## Problem to solve
Please copy each line from the entries that contains the string "float".

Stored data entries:
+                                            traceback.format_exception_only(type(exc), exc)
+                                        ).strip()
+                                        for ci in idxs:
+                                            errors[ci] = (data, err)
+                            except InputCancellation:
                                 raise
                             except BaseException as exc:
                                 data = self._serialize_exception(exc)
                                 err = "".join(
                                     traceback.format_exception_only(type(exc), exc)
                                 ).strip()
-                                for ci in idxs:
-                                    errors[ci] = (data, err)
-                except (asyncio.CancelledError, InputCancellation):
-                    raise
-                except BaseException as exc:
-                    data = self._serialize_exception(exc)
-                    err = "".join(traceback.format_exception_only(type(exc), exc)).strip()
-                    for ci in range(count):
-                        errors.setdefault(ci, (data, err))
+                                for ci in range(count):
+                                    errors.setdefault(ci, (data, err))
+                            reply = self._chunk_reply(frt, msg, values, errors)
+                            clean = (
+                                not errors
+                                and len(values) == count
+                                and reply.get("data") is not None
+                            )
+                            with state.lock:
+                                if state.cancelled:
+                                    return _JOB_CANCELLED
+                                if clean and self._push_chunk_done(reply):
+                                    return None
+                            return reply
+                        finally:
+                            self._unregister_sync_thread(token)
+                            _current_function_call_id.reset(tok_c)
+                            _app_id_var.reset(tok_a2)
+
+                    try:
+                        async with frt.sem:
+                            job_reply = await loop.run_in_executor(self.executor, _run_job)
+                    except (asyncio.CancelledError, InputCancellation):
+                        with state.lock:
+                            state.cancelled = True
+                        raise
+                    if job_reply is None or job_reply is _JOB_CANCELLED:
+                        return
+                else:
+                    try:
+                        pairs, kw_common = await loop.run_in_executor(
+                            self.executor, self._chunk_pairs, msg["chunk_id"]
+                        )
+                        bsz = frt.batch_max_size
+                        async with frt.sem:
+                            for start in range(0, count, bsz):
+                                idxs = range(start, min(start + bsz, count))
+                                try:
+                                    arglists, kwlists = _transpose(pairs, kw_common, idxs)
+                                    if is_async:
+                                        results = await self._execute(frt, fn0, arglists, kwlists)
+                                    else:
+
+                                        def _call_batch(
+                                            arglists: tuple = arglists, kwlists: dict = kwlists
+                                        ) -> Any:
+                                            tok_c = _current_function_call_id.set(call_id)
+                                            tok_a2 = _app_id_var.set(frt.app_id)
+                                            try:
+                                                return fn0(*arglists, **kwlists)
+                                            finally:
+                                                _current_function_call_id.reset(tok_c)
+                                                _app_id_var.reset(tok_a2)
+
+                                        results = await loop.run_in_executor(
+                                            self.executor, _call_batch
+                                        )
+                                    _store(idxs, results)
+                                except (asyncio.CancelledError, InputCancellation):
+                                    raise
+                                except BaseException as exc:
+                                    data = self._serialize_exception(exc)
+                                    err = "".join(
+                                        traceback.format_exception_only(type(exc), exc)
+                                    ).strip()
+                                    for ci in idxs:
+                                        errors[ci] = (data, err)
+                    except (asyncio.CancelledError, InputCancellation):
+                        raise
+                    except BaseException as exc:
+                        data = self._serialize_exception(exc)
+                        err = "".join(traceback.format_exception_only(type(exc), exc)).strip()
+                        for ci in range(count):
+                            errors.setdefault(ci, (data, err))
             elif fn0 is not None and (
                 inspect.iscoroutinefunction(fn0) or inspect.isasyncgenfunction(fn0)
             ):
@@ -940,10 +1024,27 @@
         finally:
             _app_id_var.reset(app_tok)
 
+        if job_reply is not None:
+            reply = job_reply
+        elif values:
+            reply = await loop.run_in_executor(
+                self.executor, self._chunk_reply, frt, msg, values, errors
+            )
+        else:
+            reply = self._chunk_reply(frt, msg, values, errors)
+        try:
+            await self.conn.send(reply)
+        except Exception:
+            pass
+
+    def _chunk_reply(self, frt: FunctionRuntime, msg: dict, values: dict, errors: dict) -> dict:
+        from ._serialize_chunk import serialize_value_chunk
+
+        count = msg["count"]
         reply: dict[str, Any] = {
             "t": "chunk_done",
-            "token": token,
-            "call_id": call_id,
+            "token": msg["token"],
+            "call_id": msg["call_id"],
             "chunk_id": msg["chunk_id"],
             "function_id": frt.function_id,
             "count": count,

==

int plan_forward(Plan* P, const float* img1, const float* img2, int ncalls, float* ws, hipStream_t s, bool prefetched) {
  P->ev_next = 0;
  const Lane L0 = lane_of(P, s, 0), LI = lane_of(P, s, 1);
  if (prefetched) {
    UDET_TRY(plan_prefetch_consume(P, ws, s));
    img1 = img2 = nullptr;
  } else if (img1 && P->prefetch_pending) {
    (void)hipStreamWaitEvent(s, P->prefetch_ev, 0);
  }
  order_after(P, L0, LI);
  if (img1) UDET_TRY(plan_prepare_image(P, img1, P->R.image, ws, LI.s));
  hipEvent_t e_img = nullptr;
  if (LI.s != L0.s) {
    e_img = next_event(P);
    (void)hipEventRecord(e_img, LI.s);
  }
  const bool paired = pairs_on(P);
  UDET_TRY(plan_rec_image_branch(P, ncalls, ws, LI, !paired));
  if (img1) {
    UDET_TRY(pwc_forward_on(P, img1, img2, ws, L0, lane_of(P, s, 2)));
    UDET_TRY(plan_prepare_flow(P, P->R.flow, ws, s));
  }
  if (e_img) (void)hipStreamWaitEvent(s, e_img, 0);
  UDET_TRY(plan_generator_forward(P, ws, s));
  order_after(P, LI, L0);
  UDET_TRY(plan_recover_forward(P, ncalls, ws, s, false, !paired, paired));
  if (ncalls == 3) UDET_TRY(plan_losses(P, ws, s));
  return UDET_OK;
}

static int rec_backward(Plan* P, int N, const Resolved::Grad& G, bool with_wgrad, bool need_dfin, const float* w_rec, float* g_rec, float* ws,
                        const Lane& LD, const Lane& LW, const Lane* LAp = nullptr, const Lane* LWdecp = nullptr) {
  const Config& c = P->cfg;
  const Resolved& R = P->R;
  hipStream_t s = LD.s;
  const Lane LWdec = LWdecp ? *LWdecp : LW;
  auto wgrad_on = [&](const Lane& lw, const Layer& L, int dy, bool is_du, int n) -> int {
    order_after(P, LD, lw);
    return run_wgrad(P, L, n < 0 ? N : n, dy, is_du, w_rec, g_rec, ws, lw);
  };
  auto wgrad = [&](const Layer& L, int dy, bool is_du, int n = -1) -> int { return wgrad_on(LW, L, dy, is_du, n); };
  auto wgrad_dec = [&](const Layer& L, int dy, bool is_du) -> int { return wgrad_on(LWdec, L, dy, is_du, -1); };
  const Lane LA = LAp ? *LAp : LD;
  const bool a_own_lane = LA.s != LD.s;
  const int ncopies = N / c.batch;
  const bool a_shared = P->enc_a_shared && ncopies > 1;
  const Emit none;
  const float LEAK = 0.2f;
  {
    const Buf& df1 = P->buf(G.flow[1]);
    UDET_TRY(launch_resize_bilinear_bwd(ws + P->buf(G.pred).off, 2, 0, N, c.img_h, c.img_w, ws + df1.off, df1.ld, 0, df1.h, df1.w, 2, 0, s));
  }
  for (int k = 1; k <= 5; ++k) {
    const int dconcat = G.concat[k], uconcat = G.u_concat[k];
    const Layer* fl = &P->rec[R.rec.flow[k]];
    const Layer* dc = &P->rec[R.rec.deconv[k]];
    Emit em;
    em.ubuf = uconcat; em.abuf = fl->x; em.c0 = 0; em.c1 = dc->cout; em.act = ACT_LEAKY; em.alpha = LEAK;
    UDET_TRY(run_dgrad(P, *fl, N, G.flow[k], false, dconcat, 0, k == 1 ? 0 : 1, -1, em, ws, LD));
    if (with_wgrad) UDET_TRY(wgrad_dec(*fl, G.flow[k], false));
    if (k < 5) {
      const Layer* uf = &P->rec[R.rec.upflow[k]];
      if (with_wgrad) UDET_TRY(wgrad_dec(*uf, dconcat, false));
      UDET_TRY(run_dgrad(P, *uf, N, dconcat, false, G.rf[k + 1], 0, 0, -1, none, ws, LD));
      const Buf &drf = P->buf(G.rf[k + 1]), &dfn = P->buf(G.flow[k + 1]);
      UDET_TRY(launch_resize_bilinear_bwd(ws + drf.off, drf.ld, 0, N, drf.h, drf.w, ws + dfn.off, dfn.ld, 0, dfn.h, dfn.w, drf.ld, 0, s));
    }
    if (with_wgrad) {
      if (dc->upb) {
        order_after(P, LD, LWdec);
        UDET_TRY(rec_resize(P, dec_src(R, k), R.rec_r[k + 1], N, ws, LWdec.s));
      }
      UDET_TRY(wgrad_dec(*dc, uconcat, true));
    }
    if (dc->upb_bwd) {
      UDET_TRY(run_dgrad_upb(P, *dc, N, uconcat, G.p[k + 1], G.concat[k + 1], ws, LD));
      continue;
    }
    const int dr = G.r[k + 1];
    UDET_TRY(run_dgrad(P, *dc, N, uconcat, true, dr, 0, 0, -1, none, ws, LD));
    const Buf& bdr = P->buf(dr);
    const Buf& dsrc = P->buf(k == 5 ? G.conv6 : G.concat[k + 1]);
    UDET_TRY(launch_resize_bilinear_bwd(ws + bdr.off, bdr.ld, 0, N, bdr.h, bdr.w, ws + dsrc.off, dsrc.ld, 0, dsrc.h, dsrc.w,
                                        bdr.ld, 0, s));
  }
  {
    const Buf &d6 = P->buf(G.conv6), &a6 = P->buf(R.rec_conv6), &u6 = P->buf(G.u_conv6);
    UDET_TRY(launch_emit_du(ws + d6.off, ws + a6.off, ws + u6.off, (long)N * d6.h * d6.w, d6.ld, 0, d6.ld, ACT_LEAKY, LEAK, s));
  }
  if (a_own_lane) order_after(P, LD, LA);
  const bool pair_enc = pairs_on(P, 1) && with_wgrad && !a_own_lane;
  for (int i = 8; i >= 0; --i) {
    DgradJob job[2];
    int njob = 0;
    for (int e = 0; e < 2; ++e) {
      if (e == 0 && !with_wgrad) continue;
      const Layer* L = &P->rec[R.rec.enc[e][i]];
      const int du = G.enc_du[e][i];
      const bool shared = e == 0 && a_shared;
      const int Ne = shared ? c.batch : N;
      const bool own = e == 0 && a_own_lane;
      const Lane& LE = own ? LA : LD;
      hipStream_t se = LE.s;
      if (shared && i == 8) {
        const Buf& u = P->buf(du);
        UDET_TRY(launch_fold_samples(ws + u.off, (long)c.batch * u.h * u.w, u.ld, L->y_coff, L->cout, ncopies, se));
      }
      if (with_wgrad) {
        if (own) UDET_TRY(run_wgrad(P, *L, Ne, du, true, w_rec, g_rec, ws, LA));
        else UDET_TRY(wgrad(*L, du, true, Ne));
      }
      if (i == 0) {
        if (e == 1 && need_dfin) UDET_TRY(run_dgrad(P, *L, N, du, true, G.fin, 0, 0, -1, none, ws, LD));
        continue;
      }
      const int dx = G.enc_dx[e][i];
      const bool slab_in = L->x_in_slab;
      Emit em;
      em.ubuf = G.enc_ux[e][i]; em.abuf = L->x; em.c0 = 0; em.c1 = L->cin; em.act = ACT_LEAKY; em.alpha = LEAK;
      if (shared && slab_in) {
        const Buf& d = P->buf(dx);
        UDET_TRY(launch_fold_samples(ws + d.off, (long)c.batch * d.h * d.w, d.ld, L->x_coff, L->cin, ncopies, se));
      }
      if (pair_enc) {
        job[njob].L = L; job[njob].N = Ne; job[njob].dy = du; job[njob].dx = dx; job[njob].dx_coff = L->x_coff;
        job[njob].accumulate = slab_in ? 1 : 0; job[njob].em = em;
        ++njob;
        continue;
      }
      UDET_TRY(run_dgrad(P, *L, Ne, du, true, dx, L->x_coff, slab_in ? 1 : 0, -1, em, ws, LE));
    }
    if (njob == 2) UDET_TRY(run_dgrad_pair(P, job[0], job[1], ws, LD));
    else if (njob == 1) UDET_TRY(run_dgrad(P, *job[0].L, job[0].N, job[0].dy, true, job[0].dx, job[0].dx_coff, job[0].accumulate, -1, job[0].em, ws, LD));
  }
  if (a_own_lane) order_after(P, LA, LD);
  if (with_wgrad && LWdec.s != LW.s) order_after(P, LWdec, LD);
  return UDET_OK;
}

==

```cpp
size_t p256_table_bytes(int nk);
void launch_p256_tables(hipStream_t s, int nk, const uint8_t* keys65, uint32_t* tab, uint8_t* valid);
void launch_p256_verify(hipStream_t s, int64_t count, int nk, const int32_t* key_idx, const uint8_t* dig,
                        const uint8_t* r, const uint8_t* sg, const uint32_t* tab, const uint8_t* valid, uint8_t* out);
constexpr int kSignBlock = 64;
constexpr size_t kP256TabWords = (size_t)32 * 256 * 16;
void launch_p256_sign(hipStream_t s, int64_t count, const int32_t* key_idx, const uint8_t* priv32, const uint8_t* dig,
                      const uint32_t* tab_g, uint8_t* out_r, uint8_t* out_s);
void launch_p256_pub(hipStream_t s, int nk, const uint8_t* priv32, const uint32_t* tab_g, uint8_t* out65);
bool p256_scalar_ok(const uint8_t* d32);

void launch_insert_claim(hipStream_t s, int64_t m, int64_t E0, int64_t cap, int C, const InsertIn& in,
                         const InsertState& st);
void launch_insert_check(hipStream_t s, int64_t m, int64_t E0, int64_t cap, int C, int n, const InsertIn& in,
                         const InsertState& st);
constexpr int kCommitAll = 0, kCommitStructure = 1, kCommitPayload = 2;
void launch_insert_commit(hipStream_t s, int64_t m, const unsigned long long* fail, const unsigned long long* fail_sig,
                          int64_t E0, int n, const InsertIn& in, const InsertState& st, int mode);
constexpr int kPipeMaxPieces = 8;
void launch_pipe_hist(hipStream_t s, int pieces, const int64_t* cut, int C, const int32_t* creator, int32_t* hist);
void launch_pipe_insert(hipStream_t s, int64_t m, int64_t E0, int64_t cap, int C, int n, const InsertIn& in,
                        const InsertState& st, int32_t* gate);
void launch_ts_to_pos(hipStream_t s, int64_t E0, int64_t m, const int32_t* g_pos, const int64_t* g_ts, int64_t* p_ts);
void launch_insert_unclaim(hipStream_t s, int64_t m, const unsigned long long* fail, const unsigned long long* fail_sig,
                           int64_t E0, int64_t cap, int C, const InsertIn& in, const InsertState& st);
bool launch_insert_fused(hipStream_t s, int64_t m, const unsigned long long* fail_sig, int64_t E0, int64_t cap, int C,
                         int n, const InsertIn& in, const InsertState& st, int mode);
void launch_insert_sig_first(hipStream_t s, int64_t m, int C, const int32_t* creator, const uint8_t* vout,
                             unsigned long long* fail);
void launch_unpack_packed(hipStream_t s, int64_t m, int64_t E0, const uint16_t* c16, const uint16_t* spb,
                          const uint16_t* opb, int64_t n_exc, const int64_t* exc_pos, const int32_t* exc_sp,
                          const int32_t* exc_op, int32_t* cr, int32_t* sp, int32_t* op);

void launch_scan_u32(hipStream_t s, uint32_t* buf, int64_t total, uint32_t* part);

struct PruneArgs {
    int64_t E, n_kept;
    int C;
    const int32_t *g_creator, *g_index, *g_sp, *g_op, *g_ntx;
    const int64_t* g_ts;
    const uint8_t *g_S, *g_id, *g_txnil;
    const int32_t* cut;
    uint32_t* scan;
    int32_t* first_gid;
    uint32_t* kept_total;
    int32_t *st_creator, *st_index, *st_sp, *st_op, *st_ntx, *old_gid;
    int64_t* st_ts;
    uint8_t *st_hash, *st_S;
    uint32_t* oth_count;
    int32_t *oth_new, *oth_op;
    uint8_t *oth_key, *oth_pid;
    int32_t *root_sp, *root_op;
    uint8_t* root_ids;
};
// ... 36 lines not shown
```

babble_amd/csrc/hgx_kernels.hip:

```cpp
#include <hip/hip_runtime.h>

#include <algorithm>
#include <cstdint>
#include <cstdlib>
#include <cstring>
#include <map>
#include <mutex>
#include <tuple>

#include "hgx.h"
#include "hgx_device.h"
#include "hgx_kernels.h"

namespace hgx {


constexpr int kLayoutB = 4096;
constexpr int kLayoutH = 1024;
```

## Problem solution
int plan_forward(Plan* P, const float* img1, const float* img2, int ncalls, float* ws, hipStream_t s, bool prefetched) {
static int rec_backward(Plan* P, int N, const Resolved::Grad& G, bool with_wgrad, bool need_dfin, const float* w_rec, float* g_rec, float* ws,
  const float LEAK = 0.2f;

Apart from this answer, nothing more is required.